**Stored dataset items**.
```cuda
int cn_internal_policy_buffer(cn_policy* p, const char* name, void** ptr, void** ptr_lo, int* rows, int* cols, int* ld,
                              int* kind) {
  if (!p || !name || !ptr || !ptr_lo || !rows || !cols || !ld || !kind)
    return cn_set_error("cn_internal_policy_buffer: null argument");
  const bool tcm = p->cfg.gemm_mode == 1;
  const int N = p->N, M = p->M;
  const std::string s(name);
  *ptr_lo = nullptr;
  auto f32 = [&](const float* q, int r, int c, int l) { *ptr = (void*)q; *rows = r; *cols = c; *ld = l; *kind = 0; return 0; };
  auto i32 = [&](const int* q, int r) { *ptr = (void*)q; *rows = r; *cols = 1; *ld = 1; *kind = 2; return 0; };
  auto f16 = [&](const TcMat& t, int r, int c) {
    *ptr = t.hi; *ptr_lo = t.lo; *rows = r; *cols = c; *ld = t.pitch; *kind = 1; return 0;
  };
  if (s == "row_start") return i32(p->row_start, N + 1);
  if (s == "row_env") return i32(p->row_env, M);
  if (s == "mc") return i32(p->mc, 1);
  if (s == "e1") return tcm ? f16(p->tE1, M, 128) : f32(p->e1, M, 128, 128);
  if (s == "e2") return tcm ? f16(p->tE2, M, 512) : f32(p->e2, M, 512, 512);
  if (s == "qkv") {
    if (p->fuse_qkv) return cn_set_error("cn_internal_policy_buffer: 'qkv' is never written by the fused QKV-attention kernel");
    return f32(p->qkv, M, 1536, 1536);
  }
  if (s == "ao") return tcm ? f16(p->tAo, M, 512) : f32(p->ao, M, 512, 512);
  if (s == "sout") return f32(p->sout, M, 256, 256);
  if (s == "rs") return tcm ? f16(p->tRs, N, 256) : f32(p->rs, N, 256, 256);
  if (s == "t1") return tcm ? f16(p->tT1, N, 128) : f32(p->t1, N, 128, 128);
  if (s == "u") return f32(p->u, N, 256, 256);
  if (s == "wv") return tcm ? f16(p->tWv, N, 256) : f32(p->wv, N, 256, 256);
  if (s == "h0") return tcm ? f16(p->tH0, N, 128) : f32(p->h0, N, 128, 128);
  if (s == "gi") return f32(p->gi, N, 384, 384);
  if (s == "gh") return f32(p->gh, N, 384, 384);
  if (s == "h1") {
    if (!tcm) return cn_set_error("cn_internal_policy_buffer: 'h1' exists in gemm_mode 1 only (gemm_mode 0 reads h_out)");
    return f16(p->tH1, N, 128);
  }
  if (s == "ac1") return tcm ? f16(p->tAc1, N, 512) : f32(p->ac1, N, 512, 512);
  if (s == "a2") return f32(p->a2, N, 256, 256);
  if (s == "c2") return f32(p->c2, N, 256, 256);
  if (tcm && s == "t1.f32") return f32(p->t1, N, 128, 128);
  if (tcm && s == "wv.f32") return f32(p->wv, N, 256, 256);
  if (tcm && s == "h0.f32") return f32(p->h0, N, 128, 128);
  if (!p->finalized && (s == "Wqkv" || s == "bqkv" || s == "Wos" || s == "bos" || s == "Woac" || s == "boac"))
    return cn_set_error("cn_internal_policy_buffer: '%s' needs cn_policy_finalize first", name);
  if (s == "Wqkv") return f32(p->Wqkv, 1536, 512, 512);
  if (s == "bqkv") return f32(p->bqkv, 1536, 1, 1);
  if (s == "Wos") return f32(p->Wos, 256, 512, 512);
  if (s == "bos") return f32(p->bos, 256, 1, 1);
  if (s == "Woac") return f32(p->Woac, 512, 128, 128);
  if (s == "boac") return f32(p->boac, 512, 1, 1);
  return cn_set_error("cn_internal_policy_buffer: unknown buffer '%s' (gemm_mode %d)", name, p->cfg.gemm_mode);
}

}
```

Before: 6.880 million.

## Fuse actor and critic second-layer GEMMs into one grouped tensor-core launch

The separate actor and critic 256x256 GEMMs, previously run on two forked streams, become one N=512 GEMM over concatenated weights. A new per-column-group A offset lets each 256-wide output group read its own half of the shared activation buffer. Outputs are interleaved into a single 512-pitch buffer read by the heads kernel. This removes one launch plus the stream fork/join events, but gives up concurrency between the two streams.

Result: no change. 6.851 million (median of 6 runs) (-0.4%).

```diff
diff --git a/crowdnav_prediction_attngraph_b200/csrc/cn_gemm_tc.cu b/crowdnav_prediction_attngraph_b200/csrc/cn_gemm_tc.cu
--- a/crowdnav_prediction_attngraph_b200/csrc/cn_gemm_tc.cu
+++ b/crowdnav_prediction_attngraph_b200/csrc/cn_gemm_tc.cu
@@ -137,11 +137,20 @@
 }
 
 void gemm_tc(CnLaunchCtx* c, cudaStream_t st, const TcMat& A, const TcMat& B, int M, int N, int K, int bn, const float* bias,
-             int act, const TcOut& o, const int* m_ptr, int act_lo, int act_hi, const int* m0_ptr) {
+             int act, const TcOut& o, const int* m_ptr, int act_lo, int act_hi, const int* m0_ptr, int a_group_n) {
   TcEpilogue ep;
   memset(&ep, 0, sizeof(ep));
   ep.bias = bias; ep.inv_scale = 1.0f / 64.0f; ep.act = act; ep.act_lo = act_lo; ep.act_hi = act_hi;
   ep.c32 = o.c32; ep.ldc = o.ldc; ep.out_hi = o.oh; ep.out_lo = o.ol; ep.ldh = o.ldh; ep.m_ptr = m_ptr; ep.m0_ptr = m0_ptr;
+  ep.a_group_n = a_group_n;
+  if (a_group_n < 0 || a_group_n % bn) {
+    if (!c->launch_error) {
+      c->launch_error = true;
+      cn_set_error("gemm_tc in stage '%s': column group %d is not a multiple of the tile width %d",
+                   c->cur_stage ? c->cur_stage : "?", a_group_n, bn);
+    }
+    return;
+  }
   {
     static const int nostore = (getenv("CN_DBG_NOSTORE") && getenv("CN_DBG_NOSTORE")[0] == '1') ? 1 : 0;
     ep.dbg_nostore = nostore;
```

**About this exercise**.
All of the data above should be reproduced exactly.

**Answer to the exercise**.
```cuda
int cn_internal_policy_buffer(cn_policy* p, const char* name, void** ptr, void** ptr_lo, int* rows, int* cols, int* ld,
                              int* kind) {
  if (!p || !name || !ptr || !ptr_lo || !rows || !cols || !ld || !kind)
    return cn_set_error("cn_internal_policy_buffer: null argument");
  const bool tcm = p->cfg.gemm_mode == 1;
  const int N = p->N, M = p->M;
  const std::string s(name);
  *ptr_lo = nullptr;
  auto f32 = [&](const float* q, int r, int c, int l) { *ptr = (void*)q; *rows = r; *cols = c; *ld = l; *kind = 0; return 0; };
  auto i32 = [&](const int* q, int r) { *ptr = (void*)q; *rows = r; *cols = 1; *ld = 1; *kind = 2; return 0; };
  auto f16 = [&](const TcMat& t, int r, int c) {
    *ptr = t.hi; *ptr_lo = t.lo; *rows = r; *cols = c; *ld = t.pitch; *kind = 1; return 0;
  };
  if (s == "row_start") return i32(p->row_start, N + 1);
  if (s == "row_env") return i32(p->row_env, M);
  if (s == "mc") return i32(p->mc, 1);
  if (s == "e1") return tcm ? f16(p->tE1, M, 128) : f32(p->e1, M, 128, 128);
  if (s == "e2") return tcm ? f16(p->tE2, M, 512) : f32(p->e2, M, 512, 512);
  if (s == "qkv") {
    if (p->fuse_qkv) return cn_set_error("cn_internal_policy_buffer: 'qkv' is never written by the fused QKV-attention kernel");
    return f32(p->qkv, M, 1536, 1536);
  }
  if (s == "ao") return tcm ? f16(p->tAo, M, 512) : f32(p->ao, M, 512, 512);
  if (s == "sout") return f32(p->sout, M, 256, 256);
  if (s == "rs") return tcm ? f16(p->tRs, N, 256) : f32(p->rs, N, 256, 256);
  if (s == "t1") return tcm ? f16(p->tT1, N, 128) : f32(p->t1, N, 128, 128);
  if (s == "u") return f32(p->u, N, 256, 256);
  if (s == "wv") return tcm ? f16(p->tWv, N, 256) : f32(p->wv, N, 256, 256);
  if (s == "h0") return tcm ? f16(p->tH0, N, 128) : f32(p->h0, N, 128, 128);
  if (s == "gi") return f32(p->gi, N, 384, 384);
  if (s == "gh") return f32(p->gh, N, 384, 384);
  if (s == "h1") {
    if (!tcm) return cn_set_error("cn_internal_policy_buffer: 'h1' exists in gemm_mode 1 only (gemm_mode 0 reads h_out)");
    return f16(p->tH1, N, 128);
  }
  if (s == "ac1") return tcm ? f16(p->tAc1, N, 512) : f32(p->ac1, N, 512, 512);
  if (s == "a2") return f32(p->a2, N, 256, 256);
  if (s == "c2") return f32(p->c2, N, 256, 256);
  if (tcm && s == "t1.f32") return f32(p->t1, N, 128, 128);
  if (tcm && s == "wv.f32") return f32(p->wv, N, 256, 256);
  if (tcm && s == "h0.f32") return f32(p->h0, N, 128, 128);
  if (!p->finalized && (s == "Wqkv" || s == "bqkv" || s == "Wos" || s == "bos" || s == "Woac" || s == "boac"))
    return cn_set_error("cn_internal_policy_buffer: '%s' needs cn_policy_finalize first", name);
  if (s == "Wqkv") return f32(p->Wqkv, 1536, 512, 512);
  if (s == "bqkv") return f32(p->bqkv, 1536, 1, 1);
  if (s == "Wos") return f32(p->Wos, 256, 512, 512);
  if (s == "bos") return f32(p->bos, 256, 1, 1);
  if (s == "Woac") return f32(p->Woac, 512, 128, 128);
  if (s == "boac") return f32(p->boac, 512, 1, 1);
  return cn_set_error("cn_internal_policy_buffer: unknown buffer '%s' (gemm_mode %d)", name, p->cfg.gemm_mode);
}

}
```

Before: 6.880 million.

## Fuse actor and critic second-layer GEMMs into one grouped tensor-core launch

The separate actor and critic 256x256 GEMMs, previously run on two forked streams, become one N=512 GEMM over concatenated weights. A new per-column-group A offset lets each 256-wide output group read its own half of the shared activation buffer. Outputs are interleaved into a single 512-pitch buffer read by the heads kernel. This removes one launch plus the stream fork/join events, but gives up concurrency between the two streams.

Result: no change. 6.851 million (median of 6 runs) (-0.4%).

```diff
diff --git a/crowdnav_prediction_attngraph_b200/csrc/cn_gemm_tc.cu b/crowdnav_prediction_attngraph_b200/csrc/cn_gemm_tc.cu
--- a/crowdnav_prediction_attngraph_b200/csrc/cn_gemm_tc.cu
+++ b/crowdnav_prediction_attngraph_b200/csrc/cn_gemm_tc.cu
@@ -137,11 +137,20 @@
 }
 
 void gemm_tc(CnLaunchCtx* c, cudaStream_t st, const TcMat& A, const TcMat& B, int M, int N, int K, int bn, const float* bias,
-             int act, const TcOut& o, const int* m_ptr, int act_lo, int act_hi, const int* m0_ptr) {
+             int act, const TcOut& o, const int* m_ptr, int act_lo, int act_hi, const int* m0_ptr, int a_group_n) {
   TcEpilogue ep;
   memset(&ep, 0, sizeof(ep));
   ep.bias = bias; ep.inv_scale = 1.0f / 64.0f; ep.act = act; ep.act_lo = act_lo; ep.act_hi = act_hi;
   ep.c32 = o.c32; ep.ldc = o.ldc; ep.out_hi = o.oh; ep.out_lo = o.ol; ep.ldh = o.ldh; ep.m_ptr = m_ptr; ep.m0_ptr = m0_ptr;
+  ep.a_group_n = a_group_n;
+  if (a_group_n < 0 || a_group_n % bn) {
+    if (!c->launch_error) {
+      c->launch_error = true;
+      cn_set_error("gemm_tc in stage '%s': column group %d is not a multiple of the tile width %d",
+                   c->cur_stage ? c->cur_stage : "?", a_group_n, bn);
+    }
+    return;
+  }
   {
     static const int nostore = (getenv("CN_DBG_NOSTORE") && getenv("CN_DBG_NOSTORE")[0] == '1') ? 1 : 0;
     ep.dbg_nostore = nostore;
```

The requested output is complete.